*Task goal*
Across the entries below, how many lines include "wspec"? Give the number and nothing else.

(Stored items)

__________________________________________________

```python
def gemm_dual_ok(w: dict, x: dict, wtile: int, xtile: int, splits: int = 1, reduce: bool = False) -> bool:
    if not _bf16_cuda(w["A"], w["B"], x["A"], x["B"]):
        return False
    return bool(lib().iit_gemm_dual_ok(
        _p(w["A"]), _p(w["B"]), _p(w["C"]), w["lda"], w["ldb"], w["ldc"], w["M"], w["N"], w["K"], w["epi"], wtile,
        splits, int(reduce), _p(x["A"]), _p(x["B"]), _p(x["C"]), _p(x.get("C2")), x["lda"], x["ldb"], x["ldc"],
        x.get("ldc2", 0), x["M"], x["N"], x["K"], x["epi"], xtile))


def gemm_dual(w: dict, x: dict, wtile: int, xtile: int, splits: int = 1, reduce: bool = False,
              prefetch=None) -> None:
    ws = cnt = None
    if reduce:
        ws, cnt = split_workspace(w["M"], w["N"], DUAL_W_TILES[wtile], splits, w["A"].device)
    if CHECK_BOUNDS:
        _gemm_bounds("iit_gemm_dual(dW)", w["A"], w["B"], w["C"], None, None, w["M"], w["N"], w["K"], w["lda"],
                     w["ldb"], w["ldc"], 0, 0, MODE_AKM | MODE_BKM)
        _gemm_bounds("iit_gemm_dual(dX)", x["A"], x["B"], x["C"], x.get("C2"), None, x["M"], x["N"], x["K"],
                     x["lda"], x["ldb"], x["ldc"], x.get("ldc2", 0), 0, MODE_NN)
        _bounds("iit_gemm_dual", ("csum", x.get("csum"), 1, x["N"], x["N"]))
    _check(lib().iit_gemm_dual(
        _p(w["A"]), _p(w["B"]), _p(w["C"]), w["lda"], w["ldb"], w["ldc"], w["M"], w["N"], w["K"], w["epi"], wtile,
        splits, _p(ws), _p(cnt), _p(x["A"]), _p(x["B"]), _p(x["C"]), _p(x.get("C2")), x["lda"], x["ldb"], x["ldc"],
        x.get("ldc2", 0), x["M"], x["N"], x["K"], x["epi"], xtile, _p(x.get("csum")), _p(w.get("bsum")),
        _p(w.get("gsq")) if w["epi"] == EPI_F32_STORE else None, *_prefetch_args(prefetch), _stream()),
        "iit_gemm_dual")


_PF_PER_MB = float(os.environ.get("IIT_DUAL_PREFETCH_WGS_PER_MB", "16"))


def _prefetch_args(prefetch):
    ts = [t for t in (prefetch or ()) if t is not None and t.is_cuda and t.is_contiguous()
          and t.numel() * t.element_size() >= 64][:2]
    if not ts or _PF_PER_MB <= 0:
        return (None, 0, None, 0, 0)
    ts += [None] * (2 - len(ts))
    nb = [t.numel() * t.element_size() // 64 * 64 if t is not None else 0 for t in ts]
    wgs = max(8, min(1024, int(sum(nb) / 2 ** 20 * _PF_PER_MB)))
    return (_p(ts[0]), nb[0], _p(ts[1]), nb[1], wgs)


def kl_rows(a, b):
    R, V = a.shape
    out = torch.empty(R, 4, dtype=torch.float32, device=a.device)
    if CHECK_BOUNDS:
        _bounds("kl_rows", ("a", a, R, V, a.stride(0)), ("b", b, R, V, b.stride(0)))
    _check(lib().iit_kl_rows(_p(a), a.stride(0), _p(b), b.stride(0), R, V, _p(out), _stream()), "kl_rows")
    return out


_ADAM_SPAN4 = int(os.environ.get("IIT_ADAM_SPAN4", "1024"))


def sumsq_2d(c, ldc: int, M: int, N: int, gsq) -> None:
    if CHECK_BOUNDS:
        _bounds("sumsq_2d", ("c", c, M, N, ldc))
    _check(lib().iit_sumsq_2d(_p(c), ldc, M, N, _p(gsq), _stream()), "sumsq_2d")


def sumsq_spans(g, spans, nspans, part, step_dev, do_norm: bool):
    _check(lib().iit_sumsq_spans(_p(g), _p(spans), nspans, _p(part), part.numel(), int(do_norm), _p(step_dev),
                                 _stream()), "sumsq_spans")


def adam_spans(flat, g, m, v, spans, nspans, total, step_dev, *, lr, b1, b2, eps, wd, clip_norm, skipped=None,
               hyper=None):
    _check(lib().iit_adam_spans(_p(flat.data), _p(g), _p(m), _p(v), _p(flat.shadow), _p(spans), nspans, _p(total),
                                float(clip_norm or 0.0), lr, b1, b2, eps, wd, _p(hyper), _p(step_dev), _p(skipped),
                                _stream()), "adam_spans")


def splice(act, src, out, n, spec_ptr, f32, mode, scale=1.0):
    if CHECK_BOUNDS:
        _bounds("iit_splice", ("act", act, 1, n, n), ("out", out, 1, n, n))
    _check(lib().iit_splice(_p(act), _p(src), _p(out), n, spec_ptr, int(f32), int(mode), float(scale), _stream()),
           "iit_splice")


def embed_pos_fwd(tokens, W_E, W_pos, out, B, S, d):
    _check(lib().iit_embed_pos_fwd(_p(tokens), _p(W_E), _p(W_pos), _p(out), B * S, S, d, _stream()), "embed_pos_fwd")


def embed_pos_bwd(tokens, g, dWE, dWpos, B, S, d):
    _check(lib().iit_embed_pos_bwd(_p(tokens), _p(g), _p(dWE), _p(dWpos), B, S, d, _stream()), "embed_pos_bwd")


def prefetch_wgs(nbytes: int, per_mb: float) -> int:
    gran = int(nbytes) // 64
    if gran <= 0 or per_mb <= 0:
        return 0
    return max(1, min(1024, gran, int(nbytes / 2 ** 20 * per_mb)))


def _ln_prefetch_args(prefetch, wgs):
    ts = [t for t in (prefetch or ()) if t is not None and t.is_cuda and t.is_contiguous()][:2]
    nb = [t.numel() * t.element_size() // 64 * 64 for t in ts]
    if wgs is None:
        wgs = prefetch_wgs(sum(nb), _PF_PER_MB)
    if not any(nb) or wgs <= 0:
        return (None, 0, None, 0, 0)
    ts += [None] * (2 - len(ts))
    nb += [0] * (2 - len(nb))
    return (_p(ts[0]), nb[0], _p(ts[1]), nb[1], int(wgs))


def _ln_fwd(what, x, w, b, y, y32, mean, rstd, T, d, eps, pos_mask=0, S=1, Tb=0, prefetch=None,
            pf_wgs=None) -> int:
    if CHECK_BOUNDS:
# ... 536 lines not shown
```

### iit_amd/ops/hip_ops.py

```python
from __future__ import annotations

import math
import os
from typing import Optional, Sequence

import torch
from torch.autograd import Function

from ..engine import grad_hooks
from . import hip_kernels as K
from .gemm_dispatch import gemm, gemm_pair
from .torch_ops import TorchOps, act_fn

BF16 = torch.bfloat16
F32 = torch.float32


def _pad8(n: int) -> int:
    return (n + 7) // 8 * 8


def _grad_slot(p: Optional[torch.Tensor]) -> Optional[torch.Tensor]:
    if p is None or not p.requires_grad:
        return None
    g = p.grad
    if g is None:
        flat = getattr(p, "_iit_flat", None)
        if flat is not None and flat.owns(p):
            return flat.bind_zero(p)
        g = torch.zeros_like(p, memory_format=torch.contiguous_format)
        p.grad = g
    return g


def _settle_claim(choice, *ps) -> None:
    if choice is not None and choice.startswith("z+"):
        ps[0]._iit_flat.unclaim(*ps)


def _claim_store(*ps) -> bool:
    if any(p is None or not p.requires_grad for p in ps):
        return False
    flat = getattr(ps[0], "_iit_flat", None)
    if flat is None or not all(flat.owns(p) for p in ps):
        return False
    return flat.claim(*ps)


_FUSE_BIAS = os.environ.get("IIT_FUSED_BIAS_SUMS", "1") != "0"
_FUSE_BIAS_MAX_N = int(os.environ.get("IIT_FUSED_BIAS_MAX_N", str(1 << 30)))


def _fused_bias(gb: Optional[torch.Tensor], N: int) -> Optional[torch.Tensor]:
    if gb is None or not _FUSE_BIAS or not gb.is_cuda or gb.dtype != F32 or not gb.is_contiguous() or \
            gb.numel() != N or N > _FUSE_BIAS_MAX_N:
        return None
    from .gemm_dispatch import deterministic
    return None if deterministic() else gb


def _norm_slots(store: bool, *ps) -> Optional[torch.Tensor]:
    flat = getattr(ps[0], "_iit_flat", None)
    if flat is None:
        return None
    flat.norm_intent(*ps)
    return flat.norm_cover(*ps) if store else None


def _done(*params):
    for p in params:
        if p is not None and p.requires_grad:
            grad_hooks.notify(p)


class _BiasSums:

    def __init__(self):
        self.items, self.params, self.stream = [], [], None
        self.task = None

    def add(self, x, ld, out, T, N, *params):
        if _DEFER_BIAS_SUMS and x.is_cuda and K.colsum_vec_ok(x, ld, out, N) and self._armed():
            self.items.append((x, ld, out, T, N))
            self.params.extend(params)
            return
        K.colsum_accum(x, ld, out, T, N)
        _done(*params)

    def _armed(self) -> bool:
        task = torch._C._current_graph_task_id()
        if task < 0:
            return False
        if task == self.task:
            return True
# ... 334 lines not shown
        return _ln_forward(ctx, x, w, b, eps)[0]

    @staticmethod
    def backward(ctx, dy):
        return _ln_backward(ctx, dy), None, None, None


class LayerNormTwinFn(Function):

    @staticmethod
    def forward(ctx, x, w, b, eps):
        return _ln_forward(ctx, x, w, b, eps, twin=True)

    @staticmethod
    def backward(ctx, dy, dy32):
        return _ln_backward(ctx, dy, dy2=dy32), None, None, None


def _f32_of(t: torch.Tensor) -> torch.Tensor:
    twin = getattr(t, "_iit_f32", None)
    if twin is not None and twin[0] == t.data_ptr() and twin[1] == t._version and twin[2].shape == t.shape:
        return twin[2]
    return t


def _set_bf16_twin(t: torch.Tensor, t16: torch.Tensor) -> None:
    t._iit_bf16 = (t.data_ptr(), t._version, t16)


def _bf16_of(t: torch.Tensor) -> torch.Tensor:
    if t.dtype == BF16:
        return t
    twin = getattr(t, "_iit_bf16", None)
    if twin is not None and twin[0] == t.data_ptr() and twin[1] == t._version and twin[2].numel() == t.numel():
        return twin[2].view(t.shape)
    return t.to(BF16)


class LayerNormForkFn(Function):

    @staticmethod
    def forward(ctx, x, w, b, eps):
        y, _ = _ln_forward(ctx, x, w, b, eps, xhat16=_xhat16(w, b, x.shape[-1]))
        return y, x.view_as(x)

    @staticmethod
    def backward(ctx, dy, dpass):
        return _ln_backward(ctx, dy, dres=dpass), None, None, None


def _packed3(a: Optional[torch.Tensor], b: Optional[torch.Tensor], c: Optional[torch.Tensor], n: int) -> bool:
    if a is None or b is None or c is None:
        return False
    st = a.untyped_storage().data_ptr()
    if b.untyped_storage().data_ptr() != st or c.untyped_storage().data_ptr() != st:
        return False
    es = a.element_size()
    return b.data_ptr() == a.data_ptr() + n * es and c.data_ptr() == a.data_ptr() + 2 * n * es


def _rows_bf16(x, x_full):
    rows = x if x_full is None else x_full
    x2 = _flat2(rows.to(BF16).contiguous())
    return x2, x2.shape[0] * x.shape[0] // rows.shape[0]


def _base_rows(t2, T: int):
    return t2 if t2.shape[0] == T else t2[:T]


def _wgrad_slots(layout_ok: bool, *Ws):
    store = layout_ok and _claim_store(*Ws)
    return store, [W.grad if store else _grad_slot(W) for W in Ws]


def _wgrad_rows(gW, Kd: int, N: int):
    if gW is None:
        return None, 0
    gW2 = gW.reshape(Kd, N) if gW.is_contiguous() else gW
    assert gW2.stride(-1) == 1 and gW2.dim() == 2, "weight gradient must have unit column stride"
    return gW2, gW2.stride(0)


def _wgrad_tail(ctx, xspec, x2, g2, ldg, Ws, C, ldc, store, gb):
    bs = None
    if C is not None:
        T, N = g2.shape
        bs = _fused_bias(gb, N)
        wspec = dict(A=x2, B=g2, C=C, M=x2.shape[1], N=N, K=T, lda=x2.shape[1], ldb=ldg, ldc=ldc,
                     mode=K.MODE_AKM | K.MODE_BKM, epi=K.EPI_F32_STORE if store else K.EPI_F32_ACC, fresh=store,
                     bsum=bs, gsq=_norm_slots(store, *Ws))
        choice = gemm_pair(xspec, wspec, prefetch=_pf_next(ctx)) if xspec is not None else gemm(**wspec)
        if store:
            _settle_claim(choice, *Ws)
    elif xspec is not None:
        gemm(**xspec)
    return bs


def _bias_tail(bs, gb, g2, ldg, bias, Ws) -> None:
    if gb is not None and bs is None:
        _BIAS_SUMS.add(g2, ldg, gb, g2.shape[0], gb.numel(), *bias)
    else:
        _done(*bias)
    _done(*Ws)


def _qkv_forward(ctx, x, layer, bias_bf16, W_Q, W_K, W_V, b_Q, b_K, b_V, x_full=None):
    ctx.set_materialize_grads(False)
    B, S, d = x.shape
    H, dh = W_Q.shape[0], W_Q.shape[2]
    HD = H * dh
    x2, T = _rows_bf16(x, x_full)
    T2 = x2.shape[0]
    out = torch.empty(T2 // S, S, 3, H, dh, dtype=BF16, device=x.device)
    gemm(x2, layer["qkv"], out, M=T2, N=3 * HD, K=d, lda=d, ldb=3 * HD, ldc=3 * HD, mode=K.MODE_BKM,
         epi=K.EPI_BF16_BIAS3, bias0=b_Q, bias1=b_K, bias2=b_V, bias_cols=HD, blas_bias=bias_bf16)
    xb = _base_rows(x2, T)
    ctx.save_for_backward(xb)
    ctx.layer = layer
    ctx.params = (W_Q, W_K, W_V, b_Q, b_K, b_V)
    ctx.dims = (B, S, d, H, dh)
    _pf_register(ctx, xb, layer["qkv"])
    return out


class QKVFn(Function):

    @staticmethod
    def forward(ctx, x, layer, bias_bf16, W_Q, W_K, W_V, b_Q, b_K, b_V):
        return _qkv_forward(ctx, x, layer, bias_bf16, W_Q, W_K, W_V, b_Q, b_K, b_V)

    @staticmethod
    def backward(ctx, dqkv):
        if dqkv is None:
            return (None,) * 9
        (x2,) = ctx.saved_tensors
        W_Q, W_K, W_V, b_Q, b_K, b_V = ctx.params
        B, S, d, H, dh = ctx.dims
        HD = H * dh
        T = B * S
        g = dqkv.to(BF16).contiguous().view(T, 3 * HD)
        dx = torch.empty(T, d, dtype=BF16, device=g.device)
        xspec = dict(A=g, B=ctx.layer["qkv"], C=dx, M=T, N=d, K=3 * HD, lda=3 * HD, ldb=3 * HD, ldc=d, epi=K.EPI_BF16)
        Ws = (W_Q, W_K, W_V)
        store, (gq, gk, gv) = _wgrad_slots(W_Q.stride() == (dh, 3 * HD, 1) and _packed3(W_Q, W_K, W_V, HD), *Ws)
        gbs = [_grad_slot(bp) for bp in (b_Q, b_K, b_V)]
        have_b = all(s is not None for s in gbs)
        gb = None
        if have_b and all(s.is_contiguous() for s in gbs) and _packed3(*gbs, HD):
            gb = torch.as_strided(gbs[0], (3 * HD,), (1,))
        have_w = gq is not None and gk is not None and gv is not None
        packed_w = have_w and gq.stride() == (dh, 3 * HD, 1) and _packed3(gq, gk, gv, HD)
        bs = _wgrad_tail(ctx, xspec, x2, g, 3 * HD, Ws, gq if packed_w else None, 3 * HD, store, gb)
        if have_w and not packed_w:
            gemm(x2, g, gq, C2=gk, C3=gv, M=d, N=3 * HD, K=T, lda=d, ldb=3 * HD, ldc=0,
                 mode=K.MODE_AKM | K.MODE_BKM, epi=K.EPI_F32_ACC_QKV, qkv=(dh, H, d))
        if have_b and gb is None:
            K.colsum3_accum(g, 3 * HD, gbs, T, HD)
        _bias_tail(bs, gb, g, 3 * HD, (b_Q, b_K, b_V) if have_b else (), Ws)
        return (dx.view(B, S, d),) + (None,) * 8


class AttnFn(Function):

    @staticmethod
    def forward(ctx, qkv, zsrc, mask, causal, scale):
        ctx.set_materialize_grads(False)
        B, S, _, H, dh = qkv.shape
        qkv = qkv.contiguous()
        z = torch.empty(B, S, H, dh, dtype=BF16, device=qkv.device)
        lse = torch.empty(B * H * S, dtype=F32, device=qkv.device)
        src = None
        if mask:
            src = zsrc.to(BF16).contiguous()
        K.attn_small_fwd(qkv, z, lse, src, mask, B, S, H, dh, 3 * H * dh, H * dh, H * dh, scale, causal)
        ctx.save_for_backward(qkv, lse)
        ctx.cfg = (mask, causal, scale)
        return z

    @staticmethod
    def backward(ctx, dz):
        if dz is None:
            return None, None, None, None, None
        qkv, lse = ctx.saved_tensors
        mask, causal, scale = ctx.cfg
        B, S, _, H, dh = qkv.shape
        dz = dz.to(BF16).contiguous()
        dqkv = torch.empty_like(qkv)
        K.attn_small_bwd(qkv, dz, lse, dqkv, mask, B, S, H, dh, 3 * H * dh, H * dh, scale, causal)
        return dqkv, None, None, None, None
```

__________________________________________________

*Task solution*
2